# Provide some alternative for the registration CAPTCHA



## IIMarckus (Oct 6, 2008)

I have never played Diamond/Pearl and have no idea what Pokemon #428 is called. Refreshing the page brought up Poliwrath, but that still shouldn't have been necessary. Do you really want to prevent non-Pokemon fans from registering?


----------



## Worst Username Ever (Oct 6, 2008)

They want their members to be "real" Pokemon fans, and even if you haven't played D/P, you can just find stuff about them on the net.


----------



## IIMarckus (Oct 6, 2008)

So obviously a "real" pokemon fan is somebody who buys every new Nintendo handheld year after year

sure, I can buy that


----------



## surskitty (Oct 6, 2008)

It's a Pokemon forum and it's entirely possible for people to check Veekun to figure out what the Pokemon is.


----------



## opaltiger (Oct 6, 2008)

Regular CAPTCHA is even worse. These days you're lucky if you can decipher one in three.

I'd use some really easy question that is universal, but that spam bots couldn't guess; indeed, I'm fairly sure that's what Butterfree's hack does in the first place.


----------



## spaekle (Oct 6, 2008)

This reminds me of when I told a friend who isn't a Pokemon fan about this place, and she joined not realizing it was a Pokemon forum. She was like, "damn, that registration question was a bitch!" 

I don't really care either way, but I do agree that if at least the Pokemon's number is given it's not that hard to look up.


----------



## Retsu (Oct 6, 2008)

I agree that it should be changed to something else. I still struggle with some Pokémon names.


----------



## surskitty (Oct 6, 2008)

You can refresh or look it up.  :/


----------



## Retsu (Oct 6, 2008)

That isn't going to help anyone who doesn't know the names of many Pokémon.


----------



## surskitty (Oct 6, 2008)

Looking it up wouldn't help?  if you just search for '146' or something on veekun then you get the page of the Pokemon.

Takes less time than fighting with CAPTCHA.


----------



## Retsu (Oct 6, 2008)

It doesn't provide the number, does it? Just a sprite. Yeah, I can just see that happening. "WHAT IS A RABBIT POKEMON THAT IS BROWN AND KINDA SMALL" on Google. Hmm... I'd sooner just find another forum.


----------



## surskitty (Oct 6, 2008)

The filename of the sprite is [nationaldex number].png, iirc.


----------



## IIMarckus (Oct 6, 2008)

surskitty said:


> and it's entirely possible for people to check Veekun to figure out what the Pokemon is.


An idea: Generate a link to the corresponding Veekun page and place it on the page so people registering can easily visit the link. I had no idea Veekun.com existed.





opaltiger said:


> Regular CAPTCHA is even worse. These days you're lucky if you can decipher one in three.

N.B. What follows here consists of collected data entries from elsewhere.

extern "C" int fpc_conv2d(const float* in, int64_t sb, int64_t sh, int64_t sw, int64_t sc, const float* w_oihw,
                          const float* scale, const float* shift, const float* res, const float* up, float* out,
                          float* gn_part, int B, int Hi, int Wi, int Cin, int Cout, int Kh, int Kw, int stride, int pad,
                          int relu, int bm, int bn, int nsplit, void* ws, size_t ws_bytes, fpc_stream_t stream) {
    if (!in || !w_oihw || !out || !ws || B < 1 || Kh != Kw) return FPC_EINVAL;
    int Ho = conv_out(Hi, Kh, stride, pad), Wo = conv_out(Wi, Kw, stride, pad);
    if (Ho < 1 || Wo < 1) return FPC_EINVAL;
    const Conv2dRequest rq = decode_plan(nsplit);
    if (rq.grp) return FPC_EINVAL;
    const int wino = rq.wino;
    ConvPlan p = conv2d_plan_for(B, Ho, Wo, Cin, Cout, Kh, Kw, bm, bn, rq);
    const Conv2dLayout lay = conv2d_layout(B, Cin, Cout, Kh, Kw, p, rq);
    if (ws_bytes < lay.total * sizeof(float) || ((uintptr_t)ws & 255)) return FPC_EWORKSPACE;
    PackedConv c;
    c.Cin = c.Cinp = Cin; c.Cout = Cout; c.Kh = Kh; c.Kw = Kw; c.stride = stride; c.pad = pad;
    c.K = Cin * Kh * Kw; c.Kpad = cdiv(c.K, kConvBK) * kConvBK; c.Npad = cdiv(Cout, kConvNAlign) * kConvNAlign;
    hipStream_t s = (hipStream_t)stream;
    float* packed = (float*)ws;
    if (rq.stem) {
        if (Cin != 4 || Kh != 7 || stride != 2 || pad != 3 || Cout != 64 || sc != 1 || sw != 4 || sh != (int64_t)4 * Wi ||
            sb != (int64_t)4 * Hi * Wi || res || up || gn_part)
            return FPC_EINVAL;
        c.Kwp = 8; c.K = 4 * 7 * 8; c.Kpad = 224;
        FPC_TRY((rq.pool ? launch_pack_weight_h3 : launch_pack_weight_bf3)(w_oihw, packed, Cout, Cin, Cin, Kh, Kw, c.Kwp, c.Npad, c.Kpad, s));
        fpc_net tmp0;
        tmp0.B = B; tmp0.ws = packed; tmp0.splitk_off = lay.packed;
        ConvArgs a0;
        fill_conv_args(&tmp0, a0, c, p, Hi, Wi, Ho, Wo, sb, sh, sw, sc, relu != 0, 0);
        a0.Cin = 8 * c.Cinp; a0.Kw = 1; a0.K = c.K; a0.lanepx = 1;
        a0.p[0] = ConvPtrs{in, packed, out, scale, shift, nullptr, nullptr, nullptr};
        return rq.pool ? launch_stem_pool(a0, packed, out, Ho / 2, Wo / 2, s) : launch_conv_plan(a0, p, 1, s);
    }
    static_assert(FPC_IGEMM_DMA_B, "the split-precision direct form stages its B rows from the bf16 planes by LDS-DMA; a build that loads "
                                   "them from the f32 image must pack that image here as well");
    if (!wino) FPC_TRY((p.h3 ? launch_pack_weight_h3 : p.bf3 ? launch_pack_weight_bf3 : launch_pack_weight)(w_oihw, packed, Cout, Cin, Cin, Kh, Kw, Kw, c.Npad, c.Kpad, s));
    int mode = (sc == 1 && Cin % kConvBK == 0 && Kh * Kw <= 32 && ((int64_t)Hi + 2 * pad) * sh * 4 < ((int64_t)1 << 31)) ? 0
               : (sc == 1 && Cin % 4 == 0 && sw % 4 == 0 && sh % 4 == 0 && sb % 4 == 0 && ((uintptr_t)in & 15) == 0) ? 2 : 1;
    fpc_net tmp;
    tmp.B = B;
    tmp.wino_pack = rq.pack ? 1 : 0;
    tmp.wino_orient = rq.orient ? 1 : 0;
    tmp.ws = packed;
    tmp.splitk_off = lay.packed;
    ConvArgs a;
    fill_conv_args(&tmp, a, c, p, Hi, Wi, Ho, Wo, sb, sh, sw, sc, relu != 0, mode);
    a.p[0] = ConvPtrs{in, packed, out, scale, shift, res, up, gn_part};
    a.zeros = nullptr;
    a.tickets = nullptr;
    if (lay.tickets) {
        float* tk = packed + lay.packed + lay.splitk + lay.wino;
        a.tickets = (int*)tk;
        if (hipMemsetAsync(tk, 0, kConvTickets * sizeof(int), s) != hipSuccess) return FPC_ELAUNCH;
    }
#ifdef FPC_STAMP_WINO
    if (wino && relu == 77) { a.dbg = gn_part; a.p[0].gn_part = nullptr; a.relu = 0; }
#endif
#ifdef FPC_STAMP_IGEMM
    if (!wino && relu == 77) { a.dbg = gn_part; a.p[0].gn_part = nullptr; a.relu = 0; }
#endif
    if (wino) {
        if (Kh != 3 || stride != 1 || pad != 1 || Cin % 8 || Cout % 64 || sc != 1 || up || sw != Cin ||
            sh != (int64_t)Wi * Cin || sb != (int64_t)Hi * Wi * Cin)
            return FPC_EINVAL;
        float* wp = packed + lay.packed + lay.splitk;
        if (!wino_form_ok(wino, Cin, Cout)) return FPC_EINVAL;
        const WinoImage img = kWinoForms[wino].image;
        if (rq.orient && wino_orient_rule(Ho, Wo)) FPC_TRY(launch_wino_pack_h3(w_oihw, wp + wino_image_offset(img, Cout, Cin), Cout, Cin, true, s));
        else FPC_TRY(kWinoImages[img].pack(w_oihw, wp + wino_image_offset(img, Cout, Cin), Cout, Cin, s));
        a.wino_w[0] = wp;
        a.zeros = zero_page();
        if (!a.zeros) {
            float* zp = wp + lay.wino - 64;
            if (hipMemsetAsync(zp, 0, 64 * sizeof(float), s) != hipSuccess) return FPC_ELAUNCH;
            a.zeros = zp;
        }
        return launch_conv_plan(a, p, 1, s);
    }
    if (p.h3) {
        if (mode != 0) return FPC_EINVAL;
        a.h3_w[0] = packed;
        return launch_conv_plan(a, p, 1, s);
    }
    a.bf3 = (p.bf3 && mode == 0) ? 1 : 0;
    if (p.bf3 && mode != 0) return FPC_EINVAL;
    if (p.lat || p.pw) return launch_conv_plan(a, p, 1, s);
    return run_conv(nullptr, a, 1, 0, s);
}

You're exaggerating; if a good CAPTCHA is used, it's not nearly so bad as that.





Retsu said:


> It doesn't provide the number, does it? Just a sprite. Yeah, I can just see that happening. "WHAT IS A RABBIT POKEMON THAT IS BROWN AND KINDA SMALL" on Google. Hmm... I'd sooner just find another forum.


That was my first instinct, but the number is provided in title text (not very obvious, though—a visible link to Veekun would be a better choice).

Refreshing is not a good option because form fields (especially passwords) have a tendency to clear on refresh in some browsers.


----------



## opaltiger (Oct 6, 2008)

> You're exaggerating; if a good CAPTCHA is used, it's not nearly so bad as that.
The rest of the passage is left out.